Saved data entries
@@ -101,6 +128,24 @@
             p.s_add_u32(ptr.sub(0), base.sub(0), S_T[3])
             p.s_addc_u32(ptr.sub(1), base.sub(1), S_T[4])
         p.s_lshl_b32(S_M0W, S_WID, 12)
+        (self.lane_constants16 if self.m16 else self.lane_constants32)()
+        p.s_mov_b32(S_BTURN, S_KT)
+        for x, part in ((0, 0), (0, 1), (1, 0), (1, 1), (2, 0), (2, 1), (3, 0)):
+            for grp in self.dma_groups(x, part):
+                for th in grp:
+                    th()
+        self.wait_for(vm_tags=[f"dma{0}_{part}_{t}" for part in range(2) for t in range(4)])
+        p.s_barrier()
+        if self.m16:
+            for th in self.first_reads16(0):
+                th()
+        else:
+            for u in range(4):
+                self.tread(0, 0, 0, "a", u)
+                self.tread(0, 0, 0, "b", u)
+
+    def lane_constants32(self):
+        p, T = self.p, self.T
         p.v_and_b32(T[2], 31, T[0])
         p.v_lshrrev_b32(T[3], 5, T[0])
         p.v_lshrrev_b32(T[4], 2, T[2])
@@ -140,50 +185,99 @@
             for j in range(4):
                 for r in range(16):
                     p.v_accvgpr_write_b32(ACC(i, j).sub(r), 0)
-        p.s_mov_b32(S_BTURN, S_KT)
-        for x, part in ((0, 0), (0, 1), (1, 0), (1, 1), (2, 0), (2, 1), (3, 0)):
-            for grp in self.dma_groups(x, part):
-                for th in grp:
-                    th()
-        self.wait_for(vm_tags=[f"dma{0}_{part}_{t}" for part in range(2) for t in range(4)])
-        p.s_barrier()
-        for u in range(4):
-            self.tread(0, 0, 0, "a", u)
-            self.tread(0, 0, 0, "b", u)
-
-    def dma_groups(self, x, part):
-        p = self.p
-        run, cur, two, src = (S_TA, S_PA, S_2LDY2, V_SA) if part == 0 else (S_TB, S_PB, S_2LDX2, V_SB)
-        step = S_STEPA if part == 0 else S_STEPB
-        groups = []
+
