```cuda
inline int gemm_sliced(const Operand& A, const Operand& B, double* C, long ldc, double alpha, double beta, int krange,
                       int lower_only, cudaStream_t st, int epi = OZ_EPI_STORE, double* colsq = nullptr,
                       double* pairdot = nullptr, long ldo = 0) {
  if (A.K != B.K || A.S != B.S) {
    snprintf(g_err, sizeof(g_err), "gemm_sliced: operand mismatch K %d/%d moduli %d/%d", A.K, B.K, A.S, B.S);
    return -2;
  }
  if (A.bits != B.bits || A.bits != crt_bits(A.K, A.S)) {
    snprintf(g_err, sizeof(g_err), "gemm_sliced: operand widths %d/%d do not match K=%d", A.bits, B.bits, A.K);
    return -2;
  }
  const long Nc = ((long)B.rows + Q_BN - 1) / Q_BN * Q_BN;
  const size_t per_row = (size_t)A.S * (size_t)Nc;
  const long panel = (long)(A.out_cap / per_row) / 256 * 256;
  if (!A.out || panel < 256) {
    snprintf(g_err, sizeof(g_err), "gemm_sliced: the residue-plane buffer (%zu bytes) cannot hold a 256-row panel of %ld columns",
             A.out_cap, Nc);
    return -4;
  }
  static bool configured_on[GPK_MAX_DEVICES] = {};
  bool& configured = configured_on[current_device_slot()];
  if (!configured) {
    GPK_CUDA_OK(cudaFuncSetAttribute(oz_crt_planes_kernel, cudaFuncAttributeMaxDynamicSharedMemorySize, Q_SMEM_BYTES));
    configured = true;
  }
  CUtensorMap tmA, tmB;
  GPK_TRY(make_tmap(&tmA, A.sl, A.rows, A.K, A.S, BM));
  GPK_TRY(make_tmap(&tmB, B.sl, B.rows, B.K, B.S, BM));
  const CrtSet& cs = crt_set(A.S);
  PlaneArgs g;
  memset(&g, 0, sizeof(g));
  g.res = A.out; g.res_ld = Nc;
  g.M = A.rows; g.N = B.rows; g.K = A.K; g.krange = krange; g.lower_only = lower_only; g.nmod = A.S;
  g.group_m = g_group_m;
  g.widen = (g_position_lock >= 2 && g.group_m > 0 && g.group_m <= 4 && A.K >= WIDEN_MIN_K &&
             (krange == K_FROM_BI || krange == K_UPTO_BI || krange == K_FROM_BJ || krange == K_UPTO_BJ)) ? 1 : 0;
  g.band_cols = (g.widen && (krange == K_FROM_BJ || krange == K_UPTO_BJ)) ? 1 : 0;
  ReconArgs r;
  memset(&r, 0, sizeof(r));
  r.res = A.out; r.res_ld = Nc;
  r.C = C; r.ldc = ldc; r.scA = A.sc; r.scB = B.sc; r.alpha = alpha; r.beta = beta;
  r.M = A.rows; r.N = B.rows; r.K = A.K; r.krange = krange; r.lower_only = lower_only; r.nmod = A.S;
  r.p_scaled = cs.p_scaled;
  r.colsq = colsq; r.pairdot = pairdot; r.ldo = ldo;
  for (int i = 0; i < A.S; ++i) {
    g.m[i] = cs.mod[i].m; g.magic[i] = cs.mod[i].magic; g.u[i] = (uint32_t)cs.mod[i].u;
    const uint32_t w[3] = {cs.mod[i].w0, cs.mod[i].w1, cs.mod[i].w2};
    for (int j = 0; j < 6; ++j) {
      const uint32_t limb = (w[j >> 1] >> (16 * (j & 1))) & 0xffffu;
      r.wp[i >> 1][j] |= limb << (16 * (i & 1));
    }
  }
  static unsigned int* phase_dev_on[GPK_MAX_DEVICES] = {};
  unsigned int*& phase_dev = phase_dev_on[current_device_slot()];
  if (!phase_dev) GPK_CUDA_OK(cudaMalloc((void**)&phase_dev, 64 * sizeof(unsigned int)));
  static thread_local int phase_next = 0;
  static int* spill_dev_on[GPK_MAX_DEVICES] = {};
  int*& spill_dev = spill_dev_on[current_device_slot()];
  if (!spill_dev) GPK_CUDA_OK(cudaMalloc((void**)&spill_dev, (size_t)SPILL_SLOTS * BM * Q_BN * sizeof(int)));
  g.spill = g_position_lock ? spill_dev : nullptr;
  cudaEvent_t e0 = nullptr, e1 = nullptr;
  if (g_prof_on) {
    GPK_CUDA_OK(cudaEventCreate(&e0));
    GPK_CUDA_OK(cudaEventCreate(&e1));
    GPK_CUDA_OK(cudaEventRecord(e0, st));
  }
  for (long row0 = 0; row0 < A.rows; row0 += panel) {
    const long rows = (A.rows - row0 < panel) ? A.rows - row0 : panel;
    const long rows_pad = (rows + 255) / 256 * 256;
    g.row_tile0 = (int)(row0 / 256);
    g.res_plane = rows_pad * Nc;
    r.row0 = (int)row0;
    r.res_plane = g.res_plane;
    long ncol_tiles = Nc / Q_BN;
    if (lower_only && (row0 + rows_pad) / Q_BN < ncol_tiles) ncol_tiles = (row0 + rows_pad) / Q_BN;
    g.phase = phase_dev + (phase_next++ & 63);
    GPK_CUDA_OK(cudaMemsetAsync(g.phase, 0, sizeof(unsigned int), st));
    cudaLaunchConfig_t cfg;
    memset(&cfg, 0, sizeof(cfg));
    cudaLaunchAttribute attr[1];
    attr[0].id = cudaLaunchAttributeClusterDimension;
    attr[0].val.clusterDim.x = 2;
    attr[0].val.clusterDim.y = 1;
    attr[0].val.clusterDim.z = 1;
    cfg.gridDim = dim3((unsigned)(2 * ncol_tiles), (unsigned)(rows_pad / 256));
    cfg.blockDim = dim3(THREADS);
    cfg.dynamicSmemBytes = Q_SMEM_BYTES;
    cfg.stream = st;
    cfg.attrs = attr;
    cfg.numAttrs = 1;
    GPK_CUDA_OK(cudaLaunchKernelEx(&cfg, oz_crt_planes_kernel, tmA, tmB, g));
    GPK_LAUNCH_OK();
    long ncol_blocks = B.rows / 128;
    if (lower_only && (row0 + rows) / 128 < ncol_blocks) ncol_blocks = (row0 + rows) / 128;
    r.ncols_pad = ncol_blocks * 128;
    const int cw = g_recon_cw;
    dim3 rg((unsigned)((ncol_blocks + cw - 1) / cw), (unsigned)(rows / (8 / cw)));
    const int ng = (A.S + 3) / 4;
#define GPK_RECON2(NG, CW)                                                                           \
  do {                                                                                               \
    if (epi == OZ_EPI_STORE) oz_crt_reconstruct_kernel<OZ_EPI_STORE, NG, CW><<<rg, 256, 0, st>>>(r); \
    else oz_crt_reconstruct_kernel<OZ_EPI_ROWSQ, NG, CW><<<rg, 256, 0, st>>>(r);                     \
  } while (0)
#define GPK_RECON(NG)                       \
  do {                                      \
    if (cw == 1) GPK_RECON2(NG, 1);         \
    else if (cw == 2) GPK_RECON2(NG, 2);    \
    else GPK_RECON2(NG, 4);                 \
  } while (0)
    if (ng <= 2) GPK_RECON(2);
    else if (ng == 3) GPK_RECON(3);
    else if (ng == 4) GPK_RECON(4);
    else GPK_RECON(5);
#undef GPK_RECON
#undef GPK_RECON2
    GPK_LAUNCH_OK();
  }
  if (g_prof_on) {
    GPK_CUDA_OK(cudaEventRecord(e1, st));
    prof_push(e0, e1);
  }
  return 0;
}

struct Workspace {
  int8_t* buf = nullptr; size_t cap = 0, top = 0;
  double* sc = nullptr; size_t sc_cap = 0, sc_top = 0;
  unsigned long long* mx = nullptr; size_t mx_cap = 0;
  uint8_t* out = nullptr; size_t out_cap = 0;
  int S = CRT_MIN_MODULI;
  int min_dim = 2048;
  void reset() { top = 0; sc_top = 0; }
  Operand alloc(int rows, int K) {
    Operand op;
    const size_t bytes = Operand::slice_bytes(rows, K, S);
    if (top + bytes > cap || sc_top + (size_t)rows > sc_cap || (size_t)rows > mx_cap) return op;
    op.sl = buf + top; op.sc = sc + sc_top; op.rows = rows; op.K = K; op.S = S;
    op.out = out; op.out_cap = out_cap;
    top += bytes; sc_top += (size_t)rows;
    return op;
  }
  int ensure_out(size_t bytes) {
    if (bytes <= out_cap) return 0;
    if (out) cudaFree(out);
    out = nullptr; out_cap = 0;
    if (cudaMalloc((void**)&out, bytes) != cudaSuccess) { cudaGetLastError(); out = nullptr; return -1; }
    out_cap = bytes;
    return 0;
  }
  int ensure(size_t bytes, size_t rows_total, size_t rows_max) {
    if (bytes > cap) {
      if (buf) cudaFree(buf);
      buf = nullptr; cap = 0;
      if (cudaMalloc((void**)&buf, bytes) != cudaSuccess) { cudaGetLastError(); buf = nullptr; return -1; }
      cap = bytes;
    }
    if (rows_total > sc_cap) {
      if (sc) cudaFree(sc);
      sc = nullptr; sc_cap = 0;
      if (cudaMalloc((void**)&sc, rows_total * sizeof(double)) != cudaSuccess) { cudaGetLastError(); return -1; }
      sc_cap = rows_total;
    }
    if (rows_max > mx_cap) {
      if (mx) cudaFree(mx);
      mx = nullptr; mx_cap = 0;
      if (cudaMalloc((void**)&mx, rows_max * sizeof(unsigned long long)) != cudaSuccess) { cudaGetLastError(); return -1; }
      mx_cap = rows_max;
    }
    return 0;
  }
  void release() {
    if (buf) cudaFree(buf);
    if (sc) cudaFree(sc);
    if (mx) cudaFree(mx);
// ... 25 lines not shown
```

### scikit-gpuppy_b200/skgpuppy/_native.py

```python
import ctypes
import os

import numpy as np

_HERE = os.path.dirname(os.path.abspath(__file__))
_LIB_PATH = os.path.join(_HERE, "libgpk.so")
_lib = None

c_double_p = ctypes.POINTER(ctypes.c_double)
c_int_p = ctypes.POINTER(ctypes.c_int)
i64 = ctypes.c_int64
vp = ctypes.c_void_p
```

Exercise instructions - Word for word, restate the data above from its first line down to and including the line with "p.v_lshrrev_b32(T[4], 2, T[2])".

Exercise solution -
@@ -101,6 +128,24 @@
             p.s_add_u32(ptr.sub(0), base.sub(0), S_T[3])
             p.s_addc_u32(ptr.sub(1), base.sub(1), S_T[4])
         p.s_lshl_b32(S_M0W, S_WID, 12)
+        (self.lane_constants16 if self.m16 else self.lane_constants32)()
+        p.s_mov_b32(S_BTURN, S_KT)
+        for x, part in ((0, 0), (0, 1), (1, 0), (1, 1), (2, 0), (2, 1), (3, 0)):
+            for grp in self.dma_groups(x, part):
+                for th in grp:
+                    th()
+        self.wait_for(vm_tags=[f"dma{0}_{part}_{t}" for part in range(2) for t in range(4)])
+        p.s_barrier()
+        if self.m16:
+            for th in self.first_reads16(0):
+                th()
+        else:
+            for u in range(4):
+                self.tread(0, 0, 0, "a", u)
+                self.tread(0, 0, 0, "b", u)
+
+    def lane_constants32(self):
+        p, T = self.p, self.T
         p.v_and_b32(T[2], 31, T[0])
         p.v_lshrrev_b32(T[3], 5, T[0])
         p.v_lshrrev_b32(T[4], 2, T[2])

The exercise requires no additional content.